#### Record extracts:

static int spconv_forward_impl(const float *in, const float *wf, const int *nbr, int Vout, int K, int Cin, int Cout,
                               float *out, const float *pre_scale, const float *pre_shift, int pre_relu,
                               const float *residual, const float *bn_x, const float *bn_scale, const float *bn_shift,
                               const float *bn_mean, const float *bn_invstd, float *bn_partial, int out_stats,
                               const float *bias, const int *pl_tile_start, const int *pl_entries, const float *wf_stream,
                               int aux_kind, ms3d_stream_t stream_)
{
    hipStream_t stream = (hipStream_t)stream_;
    if (Vout <= 0) return 0;
    ConvArgs p;
    p.bias = bias;
    p.wfs = nullptr;
    p.wfb = nullptr;
    const int pieces = aux_pieces(aux_kind);
    if (aux_kind != 1 && !pieces) wf_stream = nullptr;
    p.pl_tile_start = pl_tile_start; p.pl_entries = pl_entries;
    p.out_stats = (out_stats && bn_partial && !bn_x) ? 1 : 0;
    static const int dyn_picks = [] { const char *e = getenv("MS3D_PL_DYNAMIC"); return e ? atoi(e) : 0; }();
    p.dyn_picks = dyn_picks;
    static const int k1_path = [] { const char *e = getenv("MS3D_K1_PATH"); return e ? atoi(e) : 3; }();
    p.k1_path = k1_path;
    p.in = in; p.wf = wf; p.nbr = nbr; p.out = out; p.pre_scale = pre_scale; p.pre_shift = pre_shift;
    p.residual = residual; p.bn_x = bn_x; p.bn_scale = bn_scale; p.bn_shift = bn_shift; p.bn_mean = bn_mean;
    p.bn_invstd = bn_invstd; p.bn_partial = bn_partial; p.Vout = Vout; p.K = K; p.Cin = Cin; p.Cout = Cout;
    p.NCH = ms3d_divup(Cin, 16); p.NBtot = ms3d_divup(Cout, 16); p.ntiles = ms3d_divup(Vout, 16); p.pre_relu = pre_relu;
    FwdPlan pl;
    const int rc = fwd_plan(Vout, K, Cin, Cout, (pl_tile_start && pl_entries) ? ms3d_kmap_pairlist_rows_of(pl_tile_start) : 0,
                            wf_stream ? aux_kind : 0, bn_x != nullptr || p.out_stats, pl);
    if (rc != 0) return rc;
    const FwdGeom &g = pl.g;
    p.G = pl.G;
    p.GC = pl.GC;
    p.RT = g.small ? g.rt : 1;
    dim3 grid(pl.grid_x, g.ny);
    const bool aligned = (Cin % 16 == 0);
    p.ws_slabs = nullptr; p.ws_cnt = nullptr; p.ws_ng = p.ws_kg = p.ws_R = p.ws_tpp = 0;
#define MS3D_BF_NBT(LAUNCH, P_, ...)                                                                                   \
    switch (g.nbt) {                                                                                                   \
        case 2: return LAUNCH<2, ##__VA_ARGS__, P_>(p, grid, g.threads, pl.lds, stream);                              \
        case 3: return LAUNCH<3, ##__VA_ARGS__, P_>(p, grid, g.threads, pl.lds, stream);                              \
        case 4: return LAUNCH<4, ##__VA_ARGS__, P_>(p, grid, g.threads, pl.lds, stream);                              \
        case 5: return LAUNCH<5, ##__VA_ARGS__, P_>(p, grid, g.threads, pl.lds, stream);                              \
        case 6: return LAUNCH<6, ##__VA_ARGS__, P_>(p, grid, g.threads, pl.lds, stream);                              \
        case 7: return LAUNCH<7, ##__VA_ARGS__, P_>(p, grid, g.threads, pl.lds, stream);                              \
        case 8: return LAUNCH<8, ##__VA_ARGS__, P_>(p, grid, g.threads, pl.lds, stream);                              \
    }
#define MS3D_BF_P(LAUNCH, ...)                                                                                         \
    if (pieces == 3) { MS3D_BF_NBT(LAUNCH, 3, ##__VA_ARGS__) }                                                         \
    else if (pieces == 2) { MS3D_BF_NBT(LAUNCH, 2, ##__VA_ARGS__) }                                                    \
    else { MS3D_BF_NBT(LAUNCH, 1, ##__VA_ARGS__) }
#define MS3D_F32_NBT(LAUNCH)                                                                                           \
    switch (g.nbt) {                                                                                                   \
        case 1: return LAUNCH<1>(p, grid, g.threads, pl.lds, aligned, stream);                                        \
        case 2: return LAUNCH<2>(p, grid, g.threads, pl.lds, aligned, stream);                                        \
        case 3: return LAUNCH<3>(p, grid, g.threads, pl.lds, aligned, stream);                                        \
        case 4: return LAUNCH<4>(p, grid, g.threads, pl.lds, aligned, stream);                                        \
        case 5: return LAUNCH<5>(p, grid, g.threads, pl.lds, aligned, stream);                                        \
        case 6: return LAUNCH<6>(p, grid, g.threads, pl.lds, aligned, stream);                                        \
        case 7: return LAUNCH<7>(p, grid, g.threads, pl.lds, aligned, stream);                                        \
        case 8: return LAUNCH<8>(p, grid, g.threads, pl.lds, aligned, stream);                                        \
    }
    switch (pl.family) {
        case FWD_WS: {
            WsSpace *sp = ws_space(stream, g.ws_ng > 1 ? (size_t)g.ws_ng * p.ntiles * p.NBtot * 256 : 0, g.ws_R * g.ny);
            if (!sp) return (int)hipErrorOutOfMemory;
            p.ws_slabs = sp->slabs; p.ws_cnt = sp->cnt;
            p.ws_ng = g.ws_ng; p.ws_kg = g.ws_kg; p.ws_R = g.ws_R; p.ws_tpp = g.ws_tpp;
            switch (g.nbt) {
                case 1: return launch_fwd_ws<1>(p, pl.grid_x, g.threads, pl.lds, stream);
                case 2: return launch_fwd_ws<2>(p, pl.grid_x, g.threads, pl.lds, stream);
                case 3: return launch_fwd_ws<3>(p, pl.grid_x, g.threads, pl.lds, stream);
                case 4: return launch_fwd_ws<4>(p, pl.grid_x, g.threads, pl.lds, stream);
            }
// ... 263 lines not shown
    int rc = wgrad_plan(Vout, K, Cin, Cout, ol_kt_start && ol_entries, submanifold, precision, plan);
    if (rc) return rc;
    const bool use_list = plan.route == WGRAD_LIST, wide2 = plan.wide2;
    p.ol_kt_start = ol_kt_start; p.ol_entries = ol_entries;
    p.rows_per_block = plan.rows_per_block;
    int nblk = plan.nblk;
    const int nb = p.NBtot;
    if (use_list) {
        const int nbs = nb <= 4 ? nb : ms3d_divup(nb, ms3d_divup(nb, 4));
        const bool two = ms3d_divup(Cin, 16) % 2 == 0 && nbs <= 2;
        rc = nbs == 1 ? (two ? launch_wgrad_offsetlist<1, 2>(p, nblk, stream) : launch_wgrad_offsetlist<1, 1>(p, nblk, stream))
           : nbs == 2 ? (two ? launch_wgrad_offsetlist<2, 2>(p, nblk, stream) : launch_wgrad_offsetlist<2, 1>(p, nblk, stream))
           : nbs == 3 ? launch_wgrad_offsetlist<3, 1>(p, nblk, stream)
                      : (wide2 ? launch_wgrad_offsetlist<4, 2, 1>(p, nblk, stream) : launch_wgrad_offsetlist<4, 1>(p, nblk, stream));
        if (rc) return rc;
        if (defer_nblk) { *defer_nblk = nblk; return 0; }
        launch_wgrad_reduce(partial_ws, nblk, n, dW, stream);
        MS3D_LAUNCH_CHECK();
        return 0;
    }
    if (plan.route == WGRAD_BF16) {
        const int P = 3 - precision;
        float *base = partial_ws + ms3d_spconv_wgrad_slab_floats(Vout, K, Cin, Cout);
        bf16x8 *img = reinterpret_cast<bf16x8 *>((reinterpret_cast<uintptr_t>(base) + 15) & ~(uintptr_t)15);
        const long ntile = ms3d_divup(Vout, 32);
        bf16x8 *xs = img + (size_t)ntile * nb * P * 64;
        const long t1 = ntile * nb * 64, t2 = (long)Vout * (Cin / 8);
        const int nb1 = (int)((t1 + 255) / 256), nb2 = (int)((t2 + 255) / 256);
        if (P == 3)
            wgrad_bf3_operands_kernel<3><<<nb1 + nb2, 256, 0, stream>>>(dout, in, Vout, Cin, Cout, nb, ntile, nb1, pre_scale,
                                                                       pre_shift, pre_relu, img, xs);
        else if (P == 2)
            wgrad_bf3_operands_kernel<2><<<nb1 + nb2, 256, 0, stream>>>(dout, in, Vout, Cin, Cout, nb, ntile, nb1, pre_scale,
                                                                       pre_shift, pre_relu, img, xs);
        else
            wgrad_bf3_operands_kernel<1><<<nb1 + nb2, 256, 0, stream>>>(dout, in, Vout, Cin, Cout, nb, ntile, nb1, pre_scale,
                                                                       pre_shift, pre_relu, img, xs);
        MS3D_LAUNCH_CHECK();
        WgradBf3Args q;
        q.xs = xs; q.dout_img = img; q.nbr = nbr; q.partial = partial_ws; q.Vout = Vout; q.K = K; q.Cin = Cin; q.Cout = Cout;
        q.NBtot = nb;
        q.rows_per_block = plan.rows_per_block;
#define MS3D_WG_BF(P_)                                                                                                 \
    (nb == 3 ? launch_wgrad_bf3<14, 3, 1, P_>(q, nblk, stream) : nb == 4 ? launch_wgrad_bf3<9, 4, 1, P_>(q, nblk, stream)   \
     : nb <= 6 ? launch_wgrad_bf3<9, 3, 2, P_>(q, nblk, stream) : launch_wgrad_bf3<9, 4, 2, P_>(q, nblk, stream))
        rc = P == 3 ? MS3D_WG_BF(3) : P == 2 ? MS3D_WG_BF(2) : MS3D_WG_BF(1);
#undef MS3D_WG_BF
        if (rc) return rc;
        if (defer_nblk) { *defer_nblk = nblk; return 0; }
        launch_wgrad_reduce(partial_ws, nblk, n, dW, stream);
        MS3D_LAUNCH_CHECK();
        return 0;
    }
    if (nb == 1) rc = (K >= 27) ? launch_wgrad<9, 1>(p, nblk, stream, dl) : launch_wgrad<8, 1>(p, nblk, stream, dl);
    else if (nb == 2) rc = (K >= 27) ? launch_wgrad<9, 2>(p, nblk, stream, dl) : launch_wgrad<8, 2>(p, nblk, stream, dl);
    else if (nb == 3) rc = (K >= 27) ? launch_wgrad<9, 3>(p, nblk, stream, dl) : launch_wgrad<8, 3>(p, nblk, stream, dl);
    else if (nb == 4) rc = launch_wgrad<4, 4>(p, nblk, stream, dl);
    else if (nb == 5) rc = launch_wgrad<4, 5>(p, nblk, stream, dl);
    else if (nb == 6) rc = launch_wgrad<4, 6>(p, nblk, stream, dl);
    else if (nb == 7) rc = launch_wgrad<4, 7>(p, nblk, stream, dl);
    else if (nb == 8) rc = launch_wgrad<3, 8>(p, nblk, stream, dl);
    else if (nb <= 10) rc = launch_wgrad<2, 10>(p, nblk, stream, dl);
    else if (nb <= 12) rc = launch_wgrad<2, 12>(p, nblk, stream, dl);
    else rc = launch_wgrad<2, 14>(p, nblk, stream, dl);
    if (rc) return rc;
    if (defer_nblk) { *defer_nblk = nblk; return 0; }
    launch_wgrad_reduce(partial_ws, nblk, n, dW, stream);
    MS3D_LAUNCH_CHECK();
    return 0;
}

#### What you have to do:
Here the job is to transcribe the lines from the first line of the data through the line containing "hipStream_t stream = (hipStream_t)stream_;", inclusive, exactly and with nothing else.

#### Response below:
static int spconv_forward_impl(const float *in, const float *wf, const int *nbr, int Vout, int K, int Cin, int Cout,
                               float *out, const float *pre_scale, const float *pre_shift, int pre_relu,
                               const float *residual, const float *bn_x, const float *bn_scale, const float *bn_shift,
                               const float *bn_mean, const float *bn_invstd, float *bn_partial, int out_stats,
                               const float *bias, const int *pl_tile_start, const int *pl_entries, const float *wf_stream,
                               int aux_kind, ms3d_stream_t stream_)
{
    hipStream_t stream = (hipStream_t)stream_;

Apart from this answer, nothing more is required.